** YOUR GOAL **
Wherever a line in the records below contains "char", copy that line.

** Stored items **
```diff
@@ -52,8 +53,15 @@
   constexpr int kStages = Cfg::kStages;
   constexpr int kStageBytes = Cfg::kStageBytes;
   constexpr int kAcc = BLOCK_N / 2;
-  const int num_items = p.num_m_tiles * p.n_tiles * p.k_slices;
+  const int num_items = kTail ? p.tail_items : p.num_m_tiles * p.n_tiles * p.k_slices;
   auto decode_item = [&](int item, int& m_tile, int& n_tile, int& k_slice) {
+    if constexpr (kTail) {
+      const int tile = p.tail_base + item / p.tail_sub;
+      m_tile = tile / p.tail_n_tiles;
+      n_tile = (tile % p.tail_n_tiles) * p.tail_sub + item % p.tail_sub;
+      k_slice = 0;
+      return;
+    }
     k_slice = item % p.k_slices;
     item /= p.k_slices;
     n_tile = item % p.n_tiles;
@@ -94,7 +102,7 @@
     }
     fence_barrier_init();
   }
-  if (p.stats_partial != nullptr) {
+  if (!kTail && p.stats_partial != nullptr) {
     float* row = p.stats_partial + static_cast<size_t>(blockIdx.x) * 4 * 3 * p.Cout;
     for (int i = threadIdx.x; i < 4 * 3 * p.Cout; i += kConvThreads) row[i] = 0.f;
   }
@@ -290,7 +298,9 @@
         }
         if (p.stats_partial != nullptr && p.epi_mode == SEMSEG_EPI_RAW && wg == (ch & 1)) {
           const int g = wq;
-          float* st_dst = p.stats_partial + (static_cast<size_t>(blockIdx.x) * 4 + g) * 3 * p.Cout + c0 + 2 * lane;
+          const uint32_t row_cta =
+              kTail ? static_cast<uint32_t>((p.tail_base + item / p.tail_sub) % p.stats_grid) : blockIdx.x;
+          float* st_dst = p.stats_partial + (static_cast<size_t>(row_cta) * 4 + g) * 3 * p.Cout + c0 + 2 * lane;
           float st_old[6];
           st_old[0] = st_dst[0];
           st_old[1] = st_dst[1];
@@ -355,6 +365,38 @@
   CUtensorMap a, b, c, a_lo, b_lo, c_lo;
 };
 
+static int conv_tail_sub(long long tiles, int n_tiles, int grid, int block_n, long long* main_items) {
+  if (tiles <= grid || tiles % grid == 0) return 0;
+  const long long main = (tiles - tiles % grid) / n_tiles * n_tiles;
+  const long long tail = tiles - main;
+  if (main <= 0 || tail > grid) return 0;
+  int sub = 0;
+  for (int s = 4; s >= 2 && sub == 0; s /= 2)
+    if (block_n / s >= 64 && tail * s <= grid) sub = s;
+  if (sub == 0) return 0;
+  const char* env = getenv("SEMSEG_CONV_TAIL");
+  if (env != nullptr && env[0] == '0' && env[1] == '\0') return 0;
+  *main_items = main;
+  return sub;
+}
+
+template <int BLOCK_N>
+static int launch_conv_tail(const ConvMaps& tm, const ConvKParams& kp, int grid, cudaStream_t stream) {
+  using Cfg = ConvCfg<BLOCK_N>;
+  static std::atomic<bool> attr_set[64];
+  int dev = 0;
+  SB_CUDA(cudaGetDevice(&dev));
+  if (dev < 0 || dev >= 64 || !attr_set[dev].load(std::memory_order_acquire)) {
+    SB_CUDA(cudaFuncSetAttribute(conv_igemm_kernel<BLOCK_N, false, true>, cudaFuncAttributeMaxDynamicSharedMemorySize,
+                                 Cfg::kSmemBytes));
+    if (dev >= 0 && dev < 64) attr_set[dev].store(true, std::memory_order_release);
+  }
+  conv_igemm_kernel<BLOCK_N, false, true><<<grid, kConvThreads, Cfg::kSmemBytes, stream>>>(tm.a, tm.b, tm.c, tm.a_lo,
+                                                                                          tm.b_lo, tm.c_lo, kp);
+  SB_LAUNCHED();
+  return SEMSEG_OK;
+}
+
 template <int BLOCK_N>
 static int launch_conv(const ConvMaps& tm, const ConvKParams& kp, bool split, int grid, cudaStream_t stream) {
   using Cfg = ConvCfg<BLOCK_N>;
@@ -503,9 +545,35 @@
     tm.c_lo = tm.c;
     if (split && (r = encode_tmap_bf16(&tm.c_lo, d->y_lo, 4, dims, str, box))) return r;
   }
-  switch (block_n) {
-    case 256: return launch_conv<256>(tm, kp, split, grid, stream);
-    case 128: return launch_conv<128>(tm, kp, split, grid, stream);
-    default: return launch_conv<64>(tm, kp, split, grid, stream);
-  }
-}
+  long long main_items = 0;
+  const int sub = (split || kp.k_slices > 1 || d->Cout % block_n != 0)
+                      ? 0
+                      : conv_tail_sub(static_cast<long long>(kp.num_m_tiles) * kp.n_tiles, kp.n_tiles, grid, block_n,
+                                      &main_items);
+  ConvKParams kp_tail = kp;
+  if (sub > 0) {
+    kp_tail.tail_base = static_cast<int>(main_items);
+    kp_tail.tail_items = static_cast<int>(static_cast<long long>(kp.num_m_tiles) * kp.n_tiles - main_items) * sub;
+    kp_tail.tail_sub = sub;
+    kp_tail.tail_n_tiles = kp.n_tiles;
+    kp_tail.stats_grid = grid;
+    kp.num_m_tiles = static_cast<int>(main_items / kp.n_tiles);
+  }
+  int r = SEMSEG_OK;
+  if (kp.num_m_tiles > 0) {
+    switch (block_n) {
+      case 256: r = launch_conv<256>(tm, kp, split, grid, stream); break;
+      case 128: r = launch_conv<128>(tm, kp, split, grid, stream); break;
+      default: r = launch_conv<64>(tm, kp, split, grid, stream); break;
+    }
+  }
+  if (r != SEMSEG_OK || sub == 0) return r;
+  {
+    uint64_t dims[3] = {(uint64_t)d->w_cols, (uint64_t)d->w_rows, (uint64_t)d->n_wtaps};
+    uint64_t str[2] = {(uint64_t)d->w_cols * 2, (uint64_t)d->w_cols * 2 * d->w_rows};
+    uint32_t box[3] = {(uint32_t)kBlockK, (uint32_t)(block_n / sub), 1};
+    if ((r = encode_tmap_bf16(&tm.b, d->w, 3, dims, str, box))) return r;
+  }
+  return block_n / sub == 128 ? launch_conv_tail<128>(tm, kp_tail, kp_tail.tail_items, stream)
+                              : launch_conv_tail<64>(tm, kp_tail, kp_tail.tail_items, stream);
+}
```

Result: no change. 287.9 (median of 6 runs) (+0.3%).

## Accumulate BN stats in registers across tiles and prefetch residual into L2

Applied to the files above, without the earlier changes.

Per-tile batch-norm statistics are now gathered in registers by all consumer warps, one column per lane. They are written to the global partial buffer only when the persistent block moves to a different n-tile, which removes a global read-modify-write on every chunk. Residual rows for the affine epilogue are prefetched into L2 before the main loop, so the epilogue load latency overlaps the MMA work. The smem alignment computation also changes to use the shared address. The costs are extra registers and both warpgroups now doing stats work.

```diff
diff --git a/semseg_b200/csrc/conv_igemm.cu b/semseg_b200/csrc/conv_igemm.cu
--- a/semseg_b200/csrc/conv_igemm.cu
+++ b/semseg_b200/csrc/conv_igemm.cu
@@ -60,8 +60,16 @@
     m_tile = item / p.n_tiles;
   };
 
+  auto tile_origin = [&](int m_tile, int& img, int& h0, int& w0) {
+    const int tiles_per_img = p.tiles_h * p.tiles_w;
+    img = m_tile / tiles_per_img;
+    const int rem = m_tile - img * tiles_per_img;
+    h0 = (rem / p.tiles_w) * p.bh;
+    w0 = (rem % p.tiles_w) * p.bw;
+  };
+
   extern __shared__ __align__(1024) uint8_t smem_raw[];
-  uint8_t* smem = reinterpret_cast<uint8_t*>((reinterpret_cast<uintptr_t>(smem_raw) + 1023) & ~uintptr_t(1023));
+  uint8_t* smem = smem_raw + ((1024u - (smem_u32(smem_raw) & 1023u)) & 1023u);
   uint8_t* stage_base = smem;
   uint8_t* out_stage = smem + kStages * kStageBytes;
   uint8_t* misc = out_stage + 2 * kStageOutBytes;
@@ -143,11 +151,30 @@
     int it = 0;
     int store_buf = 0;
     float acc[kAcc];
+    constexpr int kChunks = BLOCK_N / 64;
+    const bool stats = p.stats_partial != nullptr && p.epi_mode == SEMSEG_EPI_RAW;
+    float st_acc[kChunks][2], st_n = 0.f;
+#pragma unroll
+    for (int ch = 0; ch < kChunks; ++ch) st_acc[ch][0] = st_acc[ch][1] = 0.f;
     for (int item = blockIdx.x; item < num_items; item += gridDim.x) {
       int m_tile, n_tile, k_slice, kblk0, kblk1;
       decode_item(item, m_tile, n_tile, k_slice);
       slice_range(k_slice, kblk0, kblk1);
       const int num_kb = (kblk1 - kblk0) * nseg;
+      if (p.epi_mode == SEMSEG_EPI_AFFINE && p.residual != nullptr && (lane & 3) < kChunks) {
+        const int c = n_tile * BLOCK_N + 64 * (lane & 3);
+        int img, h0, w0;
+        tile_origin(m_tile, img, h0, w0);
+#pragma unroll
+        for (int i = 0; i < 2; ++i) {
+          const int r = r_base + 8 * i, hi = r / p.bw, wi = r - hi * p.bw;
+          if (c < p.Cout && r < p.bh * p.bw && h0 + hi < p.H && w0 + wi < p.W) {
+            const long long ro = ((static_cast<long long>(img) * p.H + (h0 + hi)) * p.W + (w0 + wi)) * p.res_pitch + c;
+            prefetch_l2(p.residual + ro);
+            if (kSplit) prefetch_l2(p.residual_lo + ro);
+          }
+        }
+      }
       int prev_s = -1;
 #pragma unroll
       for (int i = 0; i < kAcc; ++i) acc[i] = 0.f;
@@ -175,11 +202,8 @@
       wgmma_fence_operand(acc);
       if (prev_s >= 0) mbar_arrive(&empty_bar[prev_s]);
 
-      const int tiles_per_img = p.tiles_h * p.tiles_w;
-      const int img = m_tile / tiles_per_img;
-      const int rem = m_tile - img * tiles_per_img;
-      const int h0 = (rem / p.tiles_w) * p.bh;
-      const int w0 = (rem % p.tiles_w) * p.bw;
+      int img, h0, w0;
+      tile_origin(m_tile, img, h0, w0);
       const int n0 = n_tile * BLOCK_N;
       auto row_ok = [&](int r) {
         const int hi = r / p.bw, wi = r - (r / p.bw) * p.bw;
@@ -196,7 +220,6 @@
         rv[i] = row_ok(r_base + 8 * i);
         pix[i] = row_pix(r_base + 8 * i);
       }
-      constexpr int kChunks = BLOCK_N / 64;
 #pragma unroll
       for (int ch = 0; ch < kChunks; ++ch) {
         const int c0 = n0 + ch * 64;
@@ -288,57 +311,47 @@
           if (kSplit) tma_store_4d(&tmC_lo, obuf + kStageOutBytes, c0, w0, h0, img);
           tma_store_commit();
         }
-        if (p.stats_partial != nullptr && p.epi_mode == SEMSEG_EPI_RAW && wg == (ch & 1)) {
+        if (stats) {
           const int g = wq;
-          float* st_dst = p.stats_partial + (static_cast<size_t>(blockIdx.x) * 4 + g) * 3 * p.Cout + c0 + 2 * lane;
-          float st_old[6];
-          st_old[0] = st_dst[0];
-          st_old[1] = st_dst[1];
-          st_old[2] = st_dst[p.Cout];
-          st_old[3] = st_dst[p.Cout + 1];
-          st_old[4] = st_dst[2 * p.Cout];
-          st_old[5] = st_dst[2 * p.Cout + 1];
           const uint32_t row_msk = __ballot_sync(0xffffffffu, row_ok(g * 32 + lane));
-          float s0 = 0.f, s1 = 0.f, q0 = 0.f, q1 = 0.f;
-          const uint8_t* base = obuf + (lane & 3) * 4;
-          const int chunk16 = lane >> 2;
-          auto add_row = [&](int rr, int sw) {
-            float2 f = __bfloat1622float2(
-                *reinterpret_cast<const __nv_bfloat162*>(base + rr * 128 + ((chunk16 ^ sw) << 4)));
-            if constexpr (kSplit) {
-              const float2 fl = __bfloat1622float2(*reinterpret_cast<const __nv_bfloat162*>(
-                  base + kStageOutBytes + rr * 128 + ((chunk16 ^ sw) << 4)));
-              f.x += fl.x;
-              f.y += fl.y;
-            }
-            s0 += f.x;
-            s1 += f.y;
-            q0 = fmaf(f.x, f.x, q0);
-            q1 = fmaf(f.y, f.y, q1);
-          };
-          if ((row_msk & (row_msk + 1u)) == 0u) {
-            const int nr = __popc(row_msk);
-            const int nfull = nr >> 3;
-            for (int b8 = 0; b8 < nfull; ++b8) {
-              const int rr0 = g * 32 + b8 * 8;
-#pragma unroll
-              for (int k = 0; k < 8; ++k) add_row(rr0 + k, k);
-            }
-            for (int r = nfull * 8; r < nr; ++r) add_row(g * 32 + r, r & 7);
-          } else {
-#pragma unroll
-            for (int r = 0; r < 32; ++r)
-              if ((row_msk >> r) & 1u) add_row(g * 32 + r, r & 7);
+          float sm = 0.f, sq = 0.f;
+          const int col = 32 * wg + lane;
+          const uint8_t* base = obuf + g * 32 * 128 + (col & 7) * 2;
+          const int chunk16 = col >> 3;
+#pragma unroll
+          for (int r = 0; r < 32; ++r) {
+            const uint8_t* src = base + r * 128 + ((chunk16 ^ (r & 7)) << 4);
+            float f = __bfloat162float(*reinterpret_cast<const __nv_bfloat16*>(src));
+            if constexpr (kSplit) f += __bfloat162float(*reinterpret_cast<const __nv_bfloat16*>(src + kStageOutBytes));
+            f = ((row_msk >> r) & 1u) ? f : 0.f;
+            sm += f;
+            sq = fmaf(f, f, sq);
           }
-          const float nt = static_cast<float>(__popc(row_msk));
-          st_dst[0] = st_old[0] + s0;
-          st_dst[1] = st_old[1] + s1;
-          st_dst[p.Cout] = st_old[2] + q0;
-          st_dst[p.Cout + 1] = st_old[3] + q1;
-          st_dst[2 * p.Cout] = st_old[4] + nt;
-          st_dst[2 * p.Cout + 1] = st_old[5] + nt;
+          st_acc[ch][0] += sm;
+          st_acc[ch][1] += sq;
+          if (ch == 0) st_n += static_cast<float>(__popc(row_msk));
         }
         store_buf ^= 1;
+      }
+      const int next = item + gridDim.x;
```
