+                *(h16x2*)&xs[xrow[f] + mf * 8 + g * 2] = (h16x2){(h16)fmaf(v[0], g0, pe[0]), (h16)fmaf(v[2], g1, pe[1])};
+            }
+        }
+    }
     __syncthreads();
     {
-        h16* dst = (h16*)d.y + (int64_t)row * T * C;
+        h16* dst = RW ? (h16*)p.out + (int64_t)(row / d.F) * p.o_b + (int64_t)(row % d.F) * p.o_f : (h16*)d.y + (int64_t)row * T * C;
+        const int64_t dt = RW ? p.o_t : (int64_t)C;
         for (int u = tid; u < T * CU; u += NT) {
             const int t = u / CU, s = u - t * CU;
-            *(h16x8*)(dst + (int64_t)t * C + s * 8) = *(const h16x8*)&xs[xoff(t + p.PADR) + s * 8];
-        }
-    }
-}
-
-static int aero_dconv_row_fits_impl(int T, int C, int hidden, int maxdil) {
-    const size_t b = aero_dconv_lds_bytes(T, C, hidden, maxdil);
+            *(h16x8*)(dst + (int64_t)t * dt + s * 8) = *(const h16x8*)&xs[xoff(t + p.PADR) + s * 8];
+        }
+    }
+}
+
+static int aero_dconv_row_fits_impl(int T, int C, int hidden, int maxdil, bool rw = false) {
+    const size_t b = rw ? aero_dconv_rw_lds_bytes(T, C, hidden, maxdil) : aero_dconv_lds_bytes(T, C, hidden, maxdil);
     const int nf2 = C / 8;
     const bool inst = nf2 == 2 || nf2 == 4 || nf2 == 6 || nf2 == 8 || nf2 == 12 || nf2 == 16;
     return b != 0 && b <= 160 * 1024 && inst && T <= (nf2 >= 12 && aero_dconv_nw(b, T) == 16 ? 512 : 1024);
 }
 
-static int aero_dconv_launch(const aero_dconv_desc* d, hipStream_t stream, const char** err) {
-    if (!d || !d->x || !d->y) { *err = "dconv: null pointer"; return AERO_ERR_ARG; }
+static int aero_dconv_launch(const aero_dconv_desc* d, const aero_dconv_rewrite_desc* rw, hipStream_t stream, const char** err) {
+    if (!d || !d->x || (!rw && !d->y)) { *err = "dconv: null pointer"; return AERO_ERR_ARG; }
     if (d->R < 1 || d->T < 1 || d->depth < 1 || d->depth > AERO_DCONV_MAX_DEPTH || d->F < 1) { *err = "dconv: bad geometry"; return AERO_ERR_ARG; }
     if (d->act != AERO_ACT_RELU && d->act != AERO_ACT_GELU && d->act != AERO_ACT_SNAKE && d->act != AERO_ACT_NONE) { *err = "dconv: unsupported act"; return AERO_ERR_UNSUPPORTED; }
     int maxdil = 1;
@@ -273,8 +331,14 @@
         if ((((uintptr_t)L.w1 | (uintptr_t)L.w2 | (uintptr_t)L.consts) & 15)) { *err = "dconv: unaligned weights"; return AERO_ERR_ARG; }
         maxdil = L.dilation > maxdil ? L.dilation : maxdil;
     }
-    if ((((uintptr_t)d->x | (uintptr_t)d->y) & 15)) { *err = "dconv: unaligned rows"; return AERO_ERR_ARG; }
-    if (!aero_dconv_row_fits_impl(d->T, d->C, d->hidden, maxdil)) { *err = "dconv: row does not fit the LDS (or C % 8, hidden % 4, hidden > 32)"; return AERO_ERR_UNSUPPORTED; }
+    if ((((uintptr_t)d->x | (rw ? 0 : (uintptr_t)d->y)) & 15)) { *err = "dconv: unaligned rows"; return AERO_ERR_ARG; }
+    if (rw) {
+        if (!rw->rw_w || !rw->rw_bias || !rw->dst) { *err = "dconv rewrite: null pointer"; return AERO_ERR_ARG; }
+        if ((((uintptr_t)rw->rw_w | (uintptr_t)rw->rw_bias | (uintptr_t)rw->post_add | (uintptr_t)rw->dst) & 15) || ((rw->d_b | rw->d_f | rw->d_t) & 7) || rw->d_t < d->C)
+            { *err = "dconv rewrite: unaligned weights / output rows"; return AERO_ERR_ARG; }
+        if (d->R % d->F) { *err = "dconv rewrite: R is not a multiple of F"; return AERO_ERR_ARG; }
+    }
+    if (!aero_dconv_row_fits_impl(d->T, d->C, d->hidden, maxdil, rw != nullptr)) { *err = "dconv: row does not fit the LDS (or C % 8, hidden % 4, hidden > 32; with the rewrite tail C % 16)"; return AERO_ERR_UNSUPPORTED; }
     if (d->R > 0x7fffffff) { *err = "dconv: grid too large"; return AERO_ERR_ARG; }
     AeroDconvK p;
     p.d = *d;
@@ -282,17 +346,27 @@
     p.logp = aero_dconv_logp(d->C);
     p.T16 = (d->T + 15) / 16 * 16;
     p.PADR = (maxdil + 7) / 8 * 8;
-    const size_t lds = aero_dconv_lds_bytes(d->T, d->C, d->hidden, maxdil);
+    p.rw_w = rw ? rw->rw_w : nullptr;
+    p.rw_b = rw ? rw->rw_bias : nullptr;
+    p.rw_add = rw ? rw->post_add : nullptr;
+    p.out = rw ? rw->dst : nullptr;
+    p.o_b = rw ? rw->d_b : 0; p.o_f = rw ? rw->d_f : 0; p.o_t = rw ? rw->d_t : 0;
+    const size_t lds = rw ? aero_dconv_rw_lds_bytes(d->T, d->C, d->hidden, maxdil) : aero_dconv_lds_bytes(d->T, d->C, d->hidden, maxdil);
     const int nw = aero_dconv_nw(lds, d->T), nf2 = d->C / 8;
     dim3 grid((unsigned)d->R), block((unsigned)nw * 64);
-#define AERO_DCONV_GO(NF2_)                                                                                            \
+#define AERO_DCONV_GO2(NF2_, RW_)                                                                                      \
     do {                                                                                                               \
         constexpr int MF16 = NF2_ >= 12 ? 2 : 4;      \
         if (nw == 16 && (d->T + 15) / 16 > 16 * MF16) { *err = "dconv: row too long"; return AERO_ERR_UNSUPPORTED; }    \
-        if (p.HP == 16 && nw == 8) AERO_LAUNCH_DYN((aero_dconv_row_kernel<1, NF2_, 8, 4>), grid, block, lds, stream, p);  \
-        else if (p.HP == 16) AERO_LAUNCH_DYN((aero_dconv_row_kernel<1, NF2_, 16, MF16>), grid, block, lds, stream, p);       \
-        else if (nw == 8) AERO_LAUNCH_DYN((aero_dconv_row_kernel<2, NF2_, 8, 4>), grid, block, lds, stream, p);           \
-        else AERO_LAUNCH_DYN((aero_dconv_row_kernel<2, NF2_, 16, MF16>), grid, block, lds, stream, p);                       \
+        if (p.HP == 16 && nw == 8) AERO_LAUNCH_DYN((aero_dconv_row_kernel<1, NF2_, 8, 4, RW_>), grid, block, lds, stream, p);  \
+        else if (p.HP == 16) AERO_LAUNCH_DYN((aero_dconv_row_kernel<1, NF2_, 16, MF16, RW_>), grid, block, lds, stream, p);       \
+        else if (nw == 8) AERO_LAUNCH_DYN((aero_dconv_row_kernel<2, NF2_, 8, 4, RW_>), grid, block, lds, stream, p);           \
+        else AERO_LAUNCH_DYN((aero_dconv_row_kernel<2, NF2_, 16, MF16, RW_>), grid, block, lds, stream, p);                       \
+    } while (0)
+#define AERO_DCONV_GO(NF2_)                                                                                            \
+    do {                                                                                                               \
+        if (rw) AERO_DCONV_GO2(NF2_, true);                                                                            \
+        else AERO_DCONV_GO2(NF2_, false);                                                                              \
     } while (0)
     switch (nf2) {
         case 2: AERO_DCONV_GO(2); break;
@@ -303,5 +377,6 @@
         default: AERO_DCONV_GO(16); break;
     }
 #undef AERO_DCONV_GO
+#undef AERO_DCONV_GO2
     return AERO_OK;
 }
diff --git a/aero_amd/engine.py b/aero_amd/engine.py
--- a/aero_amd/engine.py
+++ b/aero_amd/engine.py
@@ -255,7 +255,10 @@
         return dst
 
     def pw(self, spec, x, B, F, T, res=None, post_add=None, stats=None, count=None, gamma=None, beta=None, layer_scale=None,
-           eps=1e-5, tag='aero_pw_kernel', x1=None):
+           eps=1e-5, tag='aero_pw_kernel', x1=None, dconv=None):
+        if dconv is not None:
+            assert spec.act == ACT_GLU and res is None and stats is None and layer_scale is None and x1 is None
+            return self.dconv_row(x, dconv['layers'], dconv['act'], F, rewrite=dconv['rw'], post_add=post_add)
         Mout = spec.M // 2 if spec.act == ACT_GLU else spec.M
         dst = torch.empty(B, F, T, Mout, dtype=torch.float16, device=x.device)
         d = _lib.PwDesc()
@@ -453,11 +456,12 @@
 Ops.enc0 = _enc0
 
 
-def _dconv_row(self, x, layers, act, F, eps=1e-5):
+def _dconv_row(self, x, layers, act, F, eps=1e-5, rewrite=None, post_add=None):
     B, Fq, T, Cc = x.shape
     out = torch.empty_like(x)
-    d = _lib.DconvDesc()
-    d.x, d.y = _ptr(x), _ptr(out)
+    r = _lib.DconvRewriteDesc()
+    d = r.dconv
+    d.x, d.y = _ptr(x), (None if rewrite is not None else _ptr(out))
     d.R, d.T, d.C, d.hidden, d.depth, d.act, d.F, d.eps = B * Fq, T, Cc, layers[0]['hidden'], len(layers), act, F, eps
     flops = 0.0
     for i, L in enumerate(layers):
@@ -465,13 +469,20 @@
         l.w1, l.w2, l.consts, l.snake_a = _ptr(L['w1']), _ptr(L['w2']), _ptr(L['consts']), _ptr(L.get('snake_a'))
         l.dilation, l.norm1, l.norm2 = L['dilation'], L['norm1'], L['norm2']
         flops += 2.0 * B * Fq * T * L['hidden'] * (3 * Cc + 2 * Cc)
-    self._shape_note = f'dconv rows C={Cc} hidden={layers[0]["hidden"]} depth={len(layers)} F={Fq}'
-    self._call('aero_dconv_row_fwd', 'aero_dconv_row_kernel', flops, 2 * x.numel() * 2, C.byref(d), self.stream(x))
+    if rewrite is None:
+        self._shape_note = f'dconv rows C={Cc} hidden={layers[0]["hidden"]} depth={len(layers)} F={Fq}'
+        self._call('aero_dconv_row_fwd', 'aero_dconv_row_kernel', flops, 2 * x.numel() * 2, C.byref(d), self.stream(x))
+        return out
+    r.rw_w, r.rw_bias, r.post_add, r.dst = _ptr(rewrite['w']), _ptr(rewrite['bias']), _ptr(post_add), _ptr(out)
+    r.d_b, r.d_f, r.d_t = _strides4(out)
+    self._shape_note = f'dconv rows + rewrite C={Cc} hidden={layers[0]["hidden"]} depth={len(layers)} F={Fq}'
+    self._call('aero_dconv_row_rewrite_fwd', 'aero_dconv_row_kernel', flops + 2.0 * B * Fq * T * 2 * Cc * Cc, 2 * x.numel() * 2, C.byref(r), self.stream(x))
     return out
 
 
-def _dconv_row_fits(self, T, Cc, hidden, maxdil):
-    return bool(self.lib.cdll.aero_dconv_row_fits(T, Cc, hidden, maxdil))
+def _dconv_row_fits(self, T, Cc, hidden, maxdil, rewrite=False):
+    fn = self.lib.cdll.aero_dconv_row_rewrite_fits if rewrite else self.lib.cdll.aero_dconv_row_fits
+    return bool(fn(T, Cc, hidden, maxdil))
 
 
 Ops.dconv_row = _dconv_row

** WRITTEN REPLY **
+  const char* env = getenv("SEMSEG_CONV_TAIL");
-static int aero_dconv_launch(const aero_dconv_desc* d, hipStream_t stream, const char** err) {
+static int aero_dconv_launch(const aero_dconv_desc* d, const aero_dconv_rewrite_desc* rw, hipStream_t stream, const char** err) {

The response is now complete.